WHAT IS EXPECTED = Copy all the lines of the data that include the word "typedef".

GIVEN INFORMATION =
# linnil1/KIR_graph

Measured on AMD Instinct MI355X. Metric: typed 150 bp PE reads/s (pileup+EM) per GPU; achieved HBM GB/s vs roofline, higher is better.
Workload: dtype f64

## Files before the change

include/graphkir_hip.h:

```cpp
#ifndef GRAPHKIR_HIP_H
#define GRAPHKIR_HIP_H

#include <stddef.h>
#include <stdint.h>

#ifdef __cplusplus
extern "C" {
#endif

#define GK_ABI_VERSION 1

#define GK_OK 0
#define GK_ERR_NO_DEVICE (-1)
#define GK_ERR_HIP (-2)
#define GK_ERR_ARG (-3)
#define GK_ERR_ASSERT (-4)
#define GK_ERR_CAPACITY (-5)

#define GK_MAX_CIG 14
#define GK_MAX_MM 16
#define GK_MAX_INS 6
#define GK_MAX_EVENTS 22
#define GK_CIG_M 0
#define GK_CIG_I 1
// ... 42 lines not shown
  uint8_t rsv1[16];
} gk_mate_wide;

typedef struct gk_ctx gk_ctx;
typedef struct gk_index gk_index;
typedef struct gk_tab gk_tab;
typedef struct gk_lut gk_lut;
typedef uint64_t gk_dptr;

int gk_abi_version(void);
const char* gk_last_error(void);
int gk_device_count(int* n);
int gk_ctx_create(int device, gk_ctx** out);
int gk_ctx_create_priority(int device, int urgent, gk_ctx** out);
int gk_ctx_destroy(gk_ctx* ctx);
int gk_sync(gk_ctx* ctx);
int gk_device_memory(gk_ctx* ctx, int64_t* free_bytes, int64_t* total_bytes, int64_t* pool_cached_bytes);
int gk_malloc(gk_ctx* ctx, size_t bytes, gk_dptr* out);
int gk_free(gk_ctx* ctx, gk_dptr p);
int gk_memset(gk_ctx* ctx, gk_dptr p, int value, size_t bytes);
int gk_h2d(gk_ctx* ctx, gk_dptr dst, const void* src, size_t bytes);
int gk_d2h(gk_ctx* ctx, void* dst, gk_dptr src, size_t bytes);
int gk_d2d(gk_ctx* ctx, gk_dptr dst, gk_dptr src, size_t bytes);
int gk_timer_start(gk_ctx* ctx);
int gk_timer_stop_ms(gk_ctx* ctx, float* ms);
int gk_prof_enable(gk_ctx* ctx, int on);
int gk_prof_kernel_count(void);
const char* gk_prof_kernel_name(int id);
int gk_prof_collect(gk_ctx* ctx, int64_t* launches, double* total_ms);

int gk_index_create(gk_ctx* ctx, const uint64_t* key, int32_t n_var, const int32_t* gene_vbeg,
                    int32_t n_gene, gk_index** out);
int gk_index_destroy(gk_index* idx);

typedef struct gk_tab_info {
  int64_t n_pairs;
  int64_t n_valid;
  int64_t n_ids;
  int32_t n_novel;
  int32_t err_flags;
  gk_dptr d_pair_src;
  gk_dptr d_off;
  gk_dptr d_ids;
  gk_dptr d_pair_gene;
  gk_dptr d_pair_nh;
  gk_dptr d_novel_key;
} gk_tab_info;
int gk_tabulate(gk_ctx* ctx, gk_index* idx, gk_dptr d_mates, int64_t n_pairs, gk_tab** out);
int gk_tabulate_corrected(gk_ctx* ctx, gk_index* idx, gk_dptr d_mates, int64_t n_pairs, gk_dptr d_corr,
                          gk_dptr d_gene_pos0, gk_tab** out);
int gk_tabulate_spilled(gk_ctx* ctx, gk_index* idx, gk_dptr d_mates, int64_t n_pairs, gk_dptr d_corr,
                        gk_dptr d_gene_pos0, const gk_mate_wide* wide, const int64_t* spill_pair, int64_t n_spill,
                        gk_tab** out);
int gk_tab_from_csr(gk_ctx* ctx, int32_t n_var_total, int64_t n_valid, const uint32_t* off, const uint32_t* ids,
                    const uint8_t* pair_gene, const uint8_t* pair_nh, gk_tab** out);
int gk_tab_get_info(gk_tab* tab, gk_tab_info* info);
int gk_tab_destroy(gk_tab* tab);

int gk_select_gene(gk_ctx* ctx, gk_tab* tab, int gene, int multiple, gk_dptr d_rows_out, int64_t* n_out);
int gk_select_nonempty(gk_ctx* ctx, gk_tab* tab, gk_dptr d_rows, int64_t n_rows, gk_dptr d_vflag,
                       gk_dptr d_rows_out, int64_t* n_out);

int gk_variant_count(gk_ctx* ctx, gk_tab* tab, gk_dptr d_rows, int64_t n_rows, gk_dptr d_vflag,
                     gk_dptr d_cnt);
int gk_variant_count_range(gk_ctx* ctx, gk_tab* tab, gk_dptr d_rows, int64_t n_rows, gk_dptr d_vflag,
                           gk_dptr d_cnt, int32_t vbeg, int32_t vend);
int gk_variant_correct(gk_ctx* ctx, gk_tab* tab, gk_dptr d_cnt, gk_dptr d_vflag);
int gk_variant_surviving(gk_ctx* ctx, gk_tab* tab, gk_dptr d_cnt, gk_dptr d_vflag, int64_t max_out,
                         int32_t* ord_out, uint32_t* pos_out, uint32_t* neg_out, int64_t* n_out);

int gk_variant_surviving_gene(gk_ctx* ctx, gk_tab* tab, gk_dptr d_cnt, gk_dptr d_vflag, int32_t gene, int32_t vbeg,
                              int32_t vend, int64_t max_out, int32_t* ord_out, uint32_t* pos_out, uint32_t* neg_out,
                              int64_t* n_out);
int gk_sample_prepare(gk_ctx* ctx, gk_tab* tab, int32_t multiple, gk_dptr d_vflag, gk_dptr d_cnt, gk_dptr d_rows,
                      int64_t* gene_off_out);
int gk_sample_prepare_all(gk_ctx* ctx, gk_tab* tab, int32_t multiple, gk_dptr d_vflag, gk_dptr d_cnt, gk_dptr d_rows,
                          int64_t* gene_off_out, int64_t max_out, int32_t* ord_out, uint32_t* pos_out, uint32_t* neg_out,
                          int64_t* n_out, uint64_t* novel_key_out);
int gk_sample_prepare_exon(gk_ctx* ctx, gk_tab* tab, int32_t multiple, gk_dptr d_vflag, gk_dptr d_cnt, gk_dptr d_rows,
                           int64_t* gene_off_out, int64_t max_out, int32_t* ord_out, uint32_t* pos_out, uint32_t* neg_out,
                           int64_t* n_out);

int gk_compat(gk_ctx* ctx, gk_tab* tab, gk_dptr d_rows, int64_t n_rows, gk_dptr d_vflag,
              int32_t vbeg, int32_t vend, gk_dptr d_mask, int32_t words, int32_t n_allele, int32_t keep_empty,
              gk_dptr d_probs, gk_dptr d_miss, gk_dptr d_nvar);

int gk_novel_assign(gk_ctx* ctx, gk_dptr d_probs, int64_t n_rows, int32_t n_cols, const uint32_t* col_entries,
                    int32_t n_entries, gk_dptr d_code, uint16_t* code_out, uint32_t* count_out, int32_t* first_out);
int gk_novel_confusion(gk_ctx* ctx, gk_tab* tab, gk_dptr d_rows, int64_t n_rows, gk_dptr d_code, gk_dptr d_vflag,
                       int32_t vbeg, int32_t vend, gk_dptr d_carry, const int32_t* entry_col, const int32_t* entry_slot,
                       int32_t n_entries, int32_t n_slots, uint64_t* totals_out, int64_t max_out, int32_t* slot_out,
                       int32_t* ord_out, uint32_t* count_out, uint64_t* key_out, int64_t* n_out);

int gk_lut_create(gk_ctx* ctx, int32_t log2_capacity, gk_lut** out);
int gk_lut_destroy(gk_lut* lut);
int gk_lut_collect(gk_lut* lut, gk_dptr d_vals, int64_t n);
int gk_lut_pending(gk_lut* lut, int32_t* n_total, int32_t* n_known);
int gk_lut_export(gk_lut* lut, int32_t first, int32_t count, double* keys_out);
int gk_lut_define(gk_lut* lut, int32_t first, int32_t count, const double* log_vals);
int gk_lut_apply(gk_lut* lut, gk_dptr d_in, gk_dptr d_out, int64_t n);
typedef int (*gk_log10_fn)(const double* values, int64_t n, double* out);
int gk_lut_resolve(gk_lut* lut, gk_log10_fn log10_fn, int32_t* n_new, int32_t* n_known, int32_t* n_undefined);
int gk_lut_resolve_stored(gk_lut* lut, gk_log10_fn log10_fn, int32_t* n_new, int32_t* n_known, int32_t* n_undefined);
int gk_lut_known(gk_lut* lut, int32_t* n_known);
int gk_compat_log(gk_ctx* ctx, gk_tab* tab, gk_dptr d_rows, int64_t n_rows, gk_dptr d_vflag,
                  int32_t vbeg, int32_t vend, gk_dptr d_mask, int32_t words, int32_t n_allele, int32_t keep_empty,
                  gk_lut* lut, gk_dptr d_log);
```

OUTPUT OF THE TASK =
typedef struct gk_ctx gk_ctx;
typedef struct gk_index gk_index;
typedef struct gk_tab gk_tab;
typedef struct gk_lut gk_lut;
typedef uint64_t gk_dptr;
typedef struct gk_tab_info {
typedef int (*gk_log10_fn)(const double* values, int64_t n, double* out);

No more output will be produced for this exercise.